* Problem to work on
Gather, from the data below, each line in which the word "undef" occurs.

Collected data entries
____________________

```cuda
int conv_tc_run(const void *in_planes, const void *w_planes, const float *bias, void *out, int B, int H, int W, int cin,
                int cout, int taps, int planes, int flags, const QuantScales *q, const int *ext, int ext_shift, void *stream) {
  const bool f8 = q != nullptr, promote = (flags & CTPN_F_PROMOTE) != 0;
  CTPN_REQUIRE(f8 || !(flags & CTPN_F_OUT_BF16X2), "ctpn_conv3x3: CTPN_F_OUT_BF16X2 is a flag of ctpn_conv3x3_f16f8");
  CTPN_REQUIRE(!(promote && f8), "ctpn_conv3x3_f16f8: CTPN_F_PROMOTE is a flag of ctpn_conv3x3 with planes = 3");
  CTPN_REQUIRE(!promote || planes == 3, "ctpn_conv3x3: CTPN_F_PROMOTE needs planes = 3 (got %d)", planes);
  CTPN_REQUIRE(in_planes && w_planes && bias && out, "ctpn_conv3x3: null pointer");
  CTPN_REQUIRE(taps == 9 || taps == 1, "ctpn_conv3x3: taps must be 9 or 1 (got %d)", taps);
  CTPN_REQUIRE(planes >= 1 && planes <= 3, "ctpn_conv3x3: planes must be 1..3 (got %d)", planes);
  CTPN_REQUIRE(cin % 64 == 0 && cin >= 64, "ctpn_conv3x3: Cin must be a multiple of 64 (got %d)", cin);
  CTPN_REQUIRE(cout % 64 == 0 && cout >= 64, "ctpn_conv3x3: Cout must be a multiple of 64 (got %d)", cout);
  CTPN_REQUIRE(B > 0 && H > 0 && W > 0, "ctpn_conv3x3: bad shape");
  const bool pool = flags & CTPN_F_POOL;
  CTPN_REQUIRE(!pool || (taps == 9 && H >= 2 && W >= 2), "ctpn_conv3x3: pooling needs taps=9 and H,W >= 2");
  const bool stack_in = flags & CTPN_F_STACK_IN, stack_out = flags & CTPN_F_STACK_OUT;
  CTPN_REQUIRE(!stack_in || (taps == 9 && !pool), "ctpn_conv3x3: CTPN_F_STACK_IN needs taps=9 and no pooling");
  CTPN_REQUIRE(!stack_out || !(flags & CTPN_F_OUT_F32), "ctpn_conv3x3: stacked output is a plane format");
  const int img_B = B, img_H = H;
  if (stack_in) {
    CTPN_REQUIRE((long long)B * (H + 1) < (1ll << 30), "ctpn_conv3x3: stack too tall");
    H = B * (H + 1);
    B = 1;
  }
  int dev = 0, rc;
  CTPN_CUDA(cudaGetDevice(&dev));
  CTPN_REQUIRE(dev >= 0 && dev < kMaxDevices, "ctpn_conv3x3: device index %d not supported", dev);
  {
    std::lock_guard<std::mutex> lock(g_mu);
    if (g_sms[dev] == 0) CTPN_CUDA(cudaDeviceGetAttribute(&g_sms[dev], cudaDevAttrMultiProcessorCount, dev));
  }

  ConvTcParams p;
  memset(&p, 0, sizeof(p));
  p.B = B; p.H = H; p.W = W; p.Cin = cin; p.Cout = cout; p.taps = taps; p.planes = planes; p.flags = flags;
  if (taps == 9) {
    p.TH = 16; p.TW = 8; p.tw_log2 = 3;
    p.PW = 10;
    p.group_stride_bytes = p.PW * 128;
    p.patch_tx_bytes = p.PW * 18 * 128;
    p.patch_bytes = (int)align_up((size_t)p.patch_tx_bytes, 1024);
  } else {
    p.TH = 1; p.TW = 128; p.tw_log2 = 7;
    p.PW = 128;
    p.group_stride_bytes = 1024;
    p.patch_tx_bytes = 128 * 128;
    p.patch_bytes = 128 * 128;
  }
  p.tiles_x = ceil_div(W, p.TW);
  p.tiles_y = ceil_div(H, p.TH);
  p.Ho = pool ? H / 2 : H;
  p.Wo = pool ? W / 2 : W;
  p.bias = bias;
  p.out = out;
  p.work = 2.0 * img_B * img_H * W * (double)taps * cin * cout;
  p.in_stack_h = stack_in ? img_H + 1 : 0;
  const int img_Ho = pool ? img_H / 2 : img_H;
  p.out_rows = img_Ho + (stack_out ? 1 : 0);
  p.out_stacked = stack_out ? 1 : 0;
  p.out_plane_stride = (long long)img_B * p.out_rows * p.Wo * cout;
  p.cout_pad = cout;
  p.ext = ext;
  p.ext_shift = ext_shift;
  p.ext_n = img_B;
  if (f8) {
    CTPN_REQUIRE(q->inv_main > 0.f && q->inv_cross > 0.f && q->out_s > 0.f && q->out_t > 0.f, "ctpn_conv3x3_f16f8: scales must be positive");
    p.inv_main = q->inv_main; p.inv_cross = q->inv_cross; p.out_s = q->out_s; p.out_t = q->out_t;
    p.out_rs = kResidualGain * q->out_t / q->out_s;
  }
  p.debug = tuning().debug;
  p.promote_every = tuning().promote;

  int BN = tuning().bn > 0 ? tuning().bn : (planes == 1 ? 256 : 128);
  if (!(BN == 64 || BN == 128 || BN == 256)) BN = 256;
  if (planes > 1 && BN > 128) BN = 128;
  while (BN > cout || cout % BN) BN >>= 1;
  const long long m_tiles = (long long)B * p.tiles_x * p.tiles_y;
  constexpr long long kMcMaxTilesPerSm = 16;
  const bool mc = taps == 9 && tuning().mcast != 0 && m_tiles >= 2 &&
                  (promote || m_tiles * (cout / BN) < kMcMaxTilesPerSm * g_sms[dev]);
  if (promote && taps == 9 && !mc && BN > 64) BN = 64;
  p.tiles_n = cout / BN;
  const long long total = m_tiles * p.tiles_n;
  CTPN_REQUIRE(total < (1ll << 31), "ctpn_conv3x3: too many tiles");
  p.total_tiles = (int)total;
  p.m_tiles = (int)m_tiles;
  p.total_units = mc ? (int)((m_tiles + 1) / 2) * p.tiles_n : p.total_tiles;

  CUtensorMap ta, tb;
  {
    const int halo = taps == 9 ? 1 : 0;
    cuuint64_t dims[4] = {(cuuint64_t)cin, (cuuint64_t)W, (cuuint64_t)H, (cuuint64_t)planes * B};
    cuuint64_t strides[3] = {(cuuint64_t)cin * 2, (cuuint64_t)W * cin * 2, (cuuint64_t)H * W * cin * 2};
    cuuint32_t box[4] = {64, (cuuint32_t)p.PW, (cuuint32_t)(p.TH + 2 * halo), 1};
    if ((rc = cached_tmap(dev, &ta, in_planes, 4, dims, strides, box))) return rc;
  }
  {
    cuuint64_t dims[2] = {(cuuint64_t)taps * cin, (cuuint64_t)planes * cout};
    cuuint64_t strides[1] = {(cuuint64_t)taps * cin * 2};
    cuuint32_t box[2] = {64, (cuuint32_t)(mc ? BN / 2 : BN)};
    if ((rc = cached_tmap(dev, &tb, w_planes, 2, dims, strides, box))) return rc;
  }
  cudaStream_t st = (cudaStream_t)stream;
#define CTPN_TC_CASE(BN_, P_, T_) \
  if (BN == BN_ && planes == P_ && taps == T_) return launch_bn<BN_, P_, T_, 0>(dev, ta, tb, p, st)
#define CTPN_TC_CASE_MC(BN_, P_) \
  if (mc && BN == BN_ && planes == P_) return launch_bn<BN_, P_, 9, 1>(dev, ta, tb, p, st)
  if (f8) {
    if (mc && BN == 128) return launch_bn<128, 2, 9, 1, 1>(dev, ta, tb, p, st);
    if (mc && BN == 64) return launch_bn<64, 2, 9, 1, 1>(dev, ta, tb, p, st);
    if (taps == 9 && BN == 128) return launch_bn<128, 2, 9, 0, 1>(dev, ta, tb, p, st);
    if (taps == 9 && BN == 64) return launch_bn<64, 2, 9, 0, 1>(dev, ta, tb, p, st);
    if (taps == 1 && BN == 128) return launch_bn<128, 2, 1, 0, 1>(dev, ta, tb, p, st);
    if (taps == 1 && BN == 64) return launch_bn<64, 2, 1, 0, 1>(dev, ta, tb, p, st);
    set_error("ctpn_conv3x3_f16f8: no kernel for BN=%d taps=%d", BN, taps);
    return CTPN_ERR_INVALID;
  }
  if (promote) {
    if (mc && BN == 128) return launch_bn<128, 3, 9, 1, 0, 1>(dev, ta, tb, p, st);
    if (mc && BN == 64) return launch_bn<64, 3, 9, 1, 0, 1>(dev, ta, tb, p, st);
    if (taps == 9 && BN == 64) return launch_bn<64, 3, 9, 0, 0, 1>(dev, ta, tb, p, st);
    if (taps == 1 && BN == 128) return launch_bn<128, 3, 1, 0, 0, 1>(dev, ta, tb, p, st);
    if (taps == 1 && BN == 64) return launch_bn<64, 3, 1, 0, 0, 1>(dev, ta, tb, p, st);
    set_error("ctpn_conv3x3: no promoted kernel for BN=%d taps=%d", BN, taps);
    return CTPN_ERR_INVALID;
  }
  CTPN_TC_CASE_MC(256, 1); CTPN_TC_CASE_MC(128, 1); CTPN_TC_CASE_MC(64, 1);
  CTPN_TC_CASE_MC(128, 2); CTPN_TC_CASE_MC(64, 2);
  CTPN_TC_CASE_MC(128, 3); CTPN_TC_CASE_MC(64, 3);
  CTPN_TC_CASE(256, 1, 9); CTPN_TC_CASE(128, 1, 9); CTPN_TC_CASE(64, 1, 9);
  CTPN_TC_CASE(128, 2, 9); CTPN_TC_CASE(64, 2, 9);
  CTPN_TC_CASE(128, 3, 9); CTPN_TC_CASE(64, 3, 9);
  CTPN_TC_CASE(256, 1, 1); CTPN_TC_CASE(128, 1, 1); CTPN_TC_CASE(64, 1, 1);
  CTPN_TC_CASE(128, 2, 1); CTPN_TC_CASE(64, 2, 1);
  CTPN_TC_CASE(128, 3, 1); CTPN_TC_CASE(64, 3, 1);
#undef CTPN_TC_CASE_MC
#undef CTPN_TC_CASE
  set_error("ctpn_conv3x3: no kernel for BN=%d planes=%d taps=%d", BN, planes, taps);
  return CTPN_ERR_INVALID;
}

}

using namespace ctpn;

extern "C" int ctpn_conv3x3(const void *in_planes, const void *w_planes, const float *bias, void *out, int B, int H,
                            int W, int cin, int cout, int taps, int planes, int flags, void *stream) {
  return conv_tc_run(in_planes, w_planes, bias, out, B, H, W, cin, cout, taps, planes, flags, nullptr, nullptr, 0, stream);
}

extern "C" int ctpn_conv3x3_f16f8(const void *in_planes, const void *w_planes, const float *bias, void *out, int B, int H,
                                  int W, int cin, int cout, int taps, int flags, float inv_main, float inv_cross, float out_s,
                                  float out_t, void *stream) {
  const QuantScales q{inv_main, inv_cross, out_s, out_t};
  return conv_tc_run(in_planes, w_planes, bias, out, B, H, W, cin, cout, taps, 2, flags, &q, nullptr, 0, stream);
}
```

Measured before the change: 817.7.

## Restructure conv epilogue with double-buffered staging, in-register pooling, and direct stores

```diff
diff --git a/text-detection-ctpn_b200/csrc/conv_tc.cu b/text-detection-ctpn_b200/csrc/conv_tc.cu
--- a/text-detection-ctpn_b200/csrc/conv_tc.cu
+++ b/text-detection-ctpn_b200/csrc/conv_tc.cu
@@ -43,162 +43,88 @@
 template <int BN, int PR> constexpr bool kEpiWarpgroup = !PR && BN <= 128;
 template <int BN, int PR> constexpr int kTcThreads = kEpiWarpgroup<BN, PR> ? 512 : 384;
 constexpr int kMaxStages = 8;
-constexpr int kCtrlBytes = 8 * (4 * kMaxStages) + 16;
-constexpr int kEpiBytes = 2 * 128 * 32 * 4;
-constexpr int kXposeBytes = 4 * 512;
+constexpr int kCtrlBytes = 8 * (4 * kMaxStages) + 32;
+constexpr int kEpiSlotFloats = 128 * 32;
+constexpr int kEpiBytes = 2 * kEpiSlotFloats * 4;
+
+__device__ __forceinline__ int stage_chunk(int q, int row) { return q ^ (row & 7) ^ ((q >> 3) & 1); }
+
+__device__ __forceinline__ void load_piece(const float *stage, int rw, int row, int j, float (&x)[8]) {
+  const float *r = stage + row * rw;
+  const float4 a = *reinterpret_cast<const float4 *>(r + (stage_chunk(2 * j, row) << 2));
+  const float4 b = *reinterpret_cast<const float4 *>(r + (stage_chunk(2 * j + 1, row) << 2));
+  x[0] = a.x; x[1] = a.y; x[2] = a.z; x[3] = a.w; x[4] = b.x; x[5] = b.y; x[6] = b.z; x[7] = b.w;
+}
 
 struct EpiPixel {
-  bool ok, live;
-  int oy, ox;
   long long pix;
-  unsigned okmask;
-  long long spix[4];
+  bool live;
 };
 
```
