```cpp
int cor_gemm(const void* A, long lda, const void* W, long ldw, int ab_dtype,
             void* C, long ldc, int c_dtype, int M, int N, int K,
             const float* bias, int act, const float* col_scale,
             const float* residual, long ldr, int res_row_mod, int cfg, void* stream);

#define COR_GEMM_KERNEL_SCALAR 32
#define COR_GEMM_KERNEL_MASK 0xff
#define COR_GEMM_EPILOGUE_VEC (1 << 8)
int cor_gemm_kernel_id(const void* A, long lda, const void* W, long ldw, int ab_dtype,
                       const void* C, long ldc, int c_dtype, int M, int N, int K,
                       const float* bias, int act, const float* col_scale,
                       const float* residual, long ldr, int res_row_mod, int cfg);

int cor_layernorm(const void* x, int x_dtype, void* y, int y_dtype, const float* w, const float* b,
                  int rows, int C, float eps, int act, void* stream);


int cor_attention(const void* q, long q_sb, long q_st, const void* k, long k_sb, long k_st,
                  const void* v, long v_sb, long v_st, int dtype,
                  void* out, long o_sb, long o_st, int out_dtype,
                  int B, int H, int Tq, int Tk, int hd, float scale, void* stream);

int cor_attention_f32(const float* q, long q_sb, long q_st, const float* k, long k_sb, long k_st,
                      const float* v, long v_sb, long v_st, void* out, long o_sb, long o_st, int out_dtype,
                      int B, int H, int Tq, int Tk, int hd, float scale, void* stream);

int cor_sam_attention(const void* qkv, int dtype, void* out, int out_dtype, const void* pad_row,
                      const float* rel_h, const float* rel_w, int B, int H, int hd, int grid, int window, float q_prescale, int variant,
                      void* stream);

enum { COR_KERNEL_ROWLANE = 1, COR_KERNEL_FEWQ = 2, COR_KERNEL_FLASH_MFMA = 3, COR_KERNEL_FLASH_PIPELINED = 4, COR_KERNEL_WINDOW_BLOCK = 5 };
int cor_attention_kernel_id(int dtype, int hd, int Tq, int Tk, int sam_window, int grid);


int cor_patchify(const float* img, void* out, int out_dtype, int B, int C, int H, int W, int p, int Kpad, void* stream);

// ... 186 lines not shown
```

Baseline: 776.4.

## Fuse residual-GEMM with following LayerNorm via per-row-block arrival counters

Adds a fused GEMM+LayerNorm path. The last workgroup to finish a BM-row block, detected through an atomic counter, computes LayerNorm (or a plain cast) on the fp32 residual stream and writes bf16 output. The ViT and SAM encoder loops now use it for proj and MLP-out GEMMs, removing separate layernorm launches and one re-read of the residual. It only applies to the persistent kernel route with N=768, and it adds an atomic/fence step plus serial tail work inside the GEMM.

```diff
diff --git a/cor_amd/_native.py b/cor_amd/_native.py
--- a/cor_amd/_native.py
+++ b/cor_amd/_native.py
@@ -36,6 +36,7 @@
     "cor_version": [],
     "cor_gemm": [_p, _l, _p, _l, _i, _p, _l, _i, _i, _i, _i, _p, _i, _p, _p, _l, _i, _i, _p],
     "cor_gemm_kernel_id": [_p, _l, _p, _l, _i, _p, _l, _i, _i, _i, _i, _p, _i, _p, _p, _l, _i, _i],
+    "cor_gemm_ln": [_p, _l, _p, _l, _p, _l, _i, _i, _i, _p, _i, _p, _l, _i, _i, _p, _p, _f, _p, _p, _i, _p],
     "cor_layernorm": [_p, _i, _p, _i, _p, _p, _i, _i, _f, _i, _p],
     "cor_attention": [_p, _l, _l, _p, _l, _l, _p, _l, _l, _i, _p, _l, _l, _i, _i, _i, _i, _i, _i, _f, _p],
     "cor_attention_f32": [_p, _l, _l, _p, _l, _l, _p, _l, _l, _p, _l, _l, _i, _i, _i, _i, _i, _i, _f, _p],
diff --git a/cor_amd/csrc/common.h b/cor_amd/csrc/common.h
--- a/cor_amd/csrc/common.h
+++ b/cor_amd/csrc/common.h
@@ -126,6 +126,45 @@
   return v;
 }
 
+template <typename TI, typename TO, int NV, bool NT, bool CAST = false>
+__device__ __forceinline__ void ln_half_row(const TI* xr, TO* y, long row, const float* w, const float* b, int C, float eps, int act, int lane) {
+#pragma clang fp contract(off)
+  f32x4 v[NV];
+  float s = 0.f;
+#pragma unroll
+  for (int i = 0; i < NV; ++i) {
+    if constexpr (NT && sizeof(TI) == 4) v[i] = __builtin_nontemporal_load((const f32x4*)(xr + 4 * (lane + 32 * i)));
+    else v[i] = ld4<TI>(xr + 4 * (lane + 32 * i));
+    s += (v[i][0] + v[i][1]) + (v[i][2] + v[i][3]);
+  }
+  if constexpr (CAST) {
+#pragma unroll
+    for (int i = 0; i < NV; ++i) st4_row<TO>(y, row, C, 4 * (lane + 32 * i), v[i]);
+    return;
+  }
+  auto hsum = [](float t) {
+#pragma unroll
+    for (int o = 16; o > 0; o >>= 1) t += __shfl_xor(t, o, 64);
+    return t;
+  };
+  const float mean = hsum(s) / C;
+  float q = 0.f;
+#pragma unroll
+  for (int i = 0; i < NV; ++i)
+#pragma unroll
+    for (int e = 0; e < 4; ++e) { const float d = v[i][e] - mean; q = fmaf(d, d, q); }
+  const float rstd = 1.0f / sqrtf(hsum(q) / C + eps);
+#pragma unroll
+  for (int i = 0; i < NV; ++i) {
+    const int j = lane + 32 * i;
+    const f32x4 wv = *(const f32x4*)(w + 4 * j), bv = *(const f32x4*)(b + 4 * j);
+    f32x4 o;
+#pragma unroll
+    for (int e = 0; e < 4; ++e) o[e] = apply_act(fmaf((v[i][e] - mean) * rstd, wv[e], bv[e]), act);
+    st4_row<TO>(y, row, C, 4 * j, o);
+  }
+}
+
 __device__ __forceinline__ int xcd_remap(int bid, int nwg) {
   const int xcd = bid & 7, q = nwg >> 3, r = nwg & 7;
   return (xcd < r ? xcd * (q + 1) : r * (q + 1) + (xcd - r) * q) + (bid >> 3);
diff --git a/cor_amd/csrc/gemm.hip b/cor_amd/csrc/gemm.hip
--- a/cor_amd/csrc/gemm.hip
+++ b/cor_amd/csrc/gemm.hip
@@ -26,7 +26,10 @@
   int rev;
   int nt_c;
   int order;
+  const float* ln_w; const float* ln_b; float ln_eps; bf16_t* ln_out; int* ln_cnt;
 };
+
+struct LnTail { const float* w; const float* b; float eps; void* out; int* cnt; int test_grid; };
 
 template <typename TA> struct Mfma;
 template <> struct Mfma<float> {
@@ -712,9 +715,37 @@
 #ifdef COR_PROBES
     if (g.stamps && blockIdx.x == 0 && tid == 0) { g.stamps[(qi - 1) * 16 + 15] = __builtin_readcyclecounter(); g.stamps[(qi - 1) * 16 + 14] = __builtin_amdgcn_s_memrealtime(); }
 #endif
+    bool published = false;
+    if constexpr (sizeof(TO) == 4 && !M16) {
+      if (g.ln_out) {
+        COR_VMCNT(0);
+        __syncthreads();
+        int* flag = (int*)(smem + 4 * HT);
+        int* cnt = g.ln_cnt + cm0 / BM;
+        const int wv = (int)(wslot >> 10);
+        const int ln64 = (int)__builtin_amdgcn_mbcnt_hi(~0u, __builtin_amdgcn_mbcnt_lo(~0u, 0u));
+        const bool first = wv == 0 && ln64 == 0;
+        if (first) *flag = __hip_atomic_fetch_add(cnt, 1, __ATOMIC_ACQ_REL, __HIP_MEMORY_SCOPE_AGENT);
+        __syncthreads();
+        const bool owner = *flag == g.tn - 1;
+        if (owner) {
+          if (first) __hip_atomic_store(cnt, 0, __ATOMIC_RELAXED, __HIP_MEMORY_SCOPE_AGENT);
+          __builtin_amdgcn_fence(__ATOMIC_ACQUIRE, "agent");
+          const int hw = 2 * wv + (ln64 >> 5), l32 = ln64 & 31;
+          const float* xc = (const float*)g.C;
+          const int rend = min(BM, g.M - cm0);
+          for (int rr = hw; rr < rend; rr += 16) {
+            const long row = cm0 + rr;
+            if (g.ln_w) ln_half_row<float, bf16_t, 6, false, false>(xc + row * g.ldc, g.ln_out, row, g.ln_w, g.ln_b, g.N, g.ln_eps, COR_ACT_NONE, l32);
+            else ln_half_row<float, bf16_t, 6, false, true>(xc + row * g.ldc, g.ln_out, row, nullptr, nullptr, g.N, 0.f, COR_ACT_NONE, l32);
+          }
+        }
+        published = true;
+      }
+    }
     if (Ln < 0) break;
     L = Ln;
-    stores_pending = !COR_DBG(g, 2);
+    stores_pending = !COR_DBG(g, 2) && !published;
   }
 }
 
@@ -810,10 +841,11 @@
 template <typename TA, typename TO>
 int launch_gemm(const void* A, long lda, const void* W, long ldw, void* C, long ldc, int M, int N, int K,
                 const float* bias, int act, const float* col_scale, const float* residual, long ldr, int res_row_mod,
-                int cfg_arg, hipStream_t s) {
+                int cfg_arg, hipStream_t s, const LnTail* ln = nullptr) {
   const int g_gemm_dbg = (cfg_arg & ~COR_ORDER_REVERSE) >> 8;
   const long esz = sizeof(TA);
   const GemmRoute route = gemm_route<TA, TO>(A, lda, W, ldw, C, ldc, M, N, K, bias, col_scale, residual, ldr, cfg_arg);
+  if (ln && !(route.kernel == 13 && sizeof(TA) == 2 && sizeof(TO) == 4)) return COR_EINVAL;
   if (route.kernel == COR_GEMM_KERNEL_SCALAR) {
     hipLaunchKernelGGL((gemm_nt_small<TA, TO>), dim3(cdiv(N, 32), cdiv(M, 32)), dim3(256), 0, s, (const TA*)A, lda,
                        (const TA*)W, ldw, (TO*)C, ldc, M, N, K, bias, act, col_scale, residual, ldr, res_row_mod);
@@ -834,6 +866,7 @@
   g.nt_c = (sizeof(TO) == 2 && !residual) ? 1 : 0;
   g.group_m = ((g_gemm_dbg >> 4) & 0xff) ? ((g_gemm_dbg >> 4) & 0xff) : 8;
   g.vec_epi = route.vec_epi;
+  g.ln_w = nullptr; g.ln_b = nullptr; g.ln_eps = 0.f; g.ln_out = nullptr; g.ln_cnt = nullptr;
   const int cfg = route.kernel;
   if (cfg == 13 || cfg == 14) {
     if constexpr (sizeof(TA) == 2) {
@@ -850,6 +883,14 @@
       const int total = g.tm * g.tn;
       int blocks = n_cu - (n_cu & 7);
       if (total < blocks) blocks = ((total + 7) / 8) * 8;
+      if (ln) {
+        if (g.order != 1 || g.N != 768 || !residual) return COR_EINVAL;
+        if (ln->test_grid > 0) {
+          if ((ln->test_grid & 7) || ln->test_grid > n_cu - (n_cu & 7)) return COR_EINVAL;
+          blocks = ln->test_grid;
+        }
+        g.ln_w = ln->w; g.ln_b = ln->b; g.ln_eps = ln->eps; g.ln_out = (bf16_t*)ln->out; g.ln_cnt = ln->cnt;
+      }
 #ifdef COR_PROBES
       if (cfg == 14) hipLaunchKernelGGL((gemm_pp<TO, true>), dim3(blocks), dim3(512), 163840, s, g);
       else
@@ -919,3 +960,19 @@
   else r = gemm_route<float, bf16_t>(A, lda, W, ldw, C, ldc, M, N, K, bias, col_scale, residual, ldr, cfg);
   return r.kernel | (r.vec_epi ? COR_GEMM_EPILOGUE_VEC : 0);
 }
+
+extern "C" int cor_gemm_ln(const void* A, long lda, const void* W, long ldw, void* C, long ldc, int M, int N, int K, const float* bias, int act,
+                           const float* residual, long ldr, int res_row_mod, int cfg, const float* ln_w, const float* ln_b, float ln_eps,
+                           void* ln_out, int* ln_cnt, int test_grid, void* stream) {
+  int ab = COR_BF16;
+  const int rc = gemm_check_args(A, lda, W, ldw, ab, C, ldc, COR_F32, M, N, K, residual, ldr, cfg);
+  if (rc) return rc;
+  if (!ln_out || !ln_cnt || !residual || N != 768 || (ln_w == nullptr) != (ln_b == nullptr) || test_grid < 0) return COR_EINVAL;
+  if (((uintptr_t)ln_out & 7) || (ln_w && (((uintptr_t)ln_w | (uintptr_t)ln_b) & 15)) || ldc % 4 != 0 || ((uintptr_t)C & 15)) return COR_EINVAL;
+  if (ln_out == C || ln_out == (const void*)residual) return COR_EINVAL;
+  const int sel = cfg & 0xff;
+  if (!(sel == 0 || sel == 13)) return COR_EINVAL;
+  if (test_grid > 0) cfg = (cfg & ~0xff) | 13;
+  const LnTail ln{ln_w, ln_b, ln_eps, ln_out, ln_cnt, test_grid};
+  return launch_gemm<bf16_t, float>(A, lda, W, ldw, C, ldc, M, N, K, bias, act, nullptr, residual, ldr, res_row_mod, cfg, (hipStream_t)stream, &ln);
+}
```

____________________

* Output of the exercise
#undef CTPN_TC_CASE_MC
#undef CTPN_TC_CASE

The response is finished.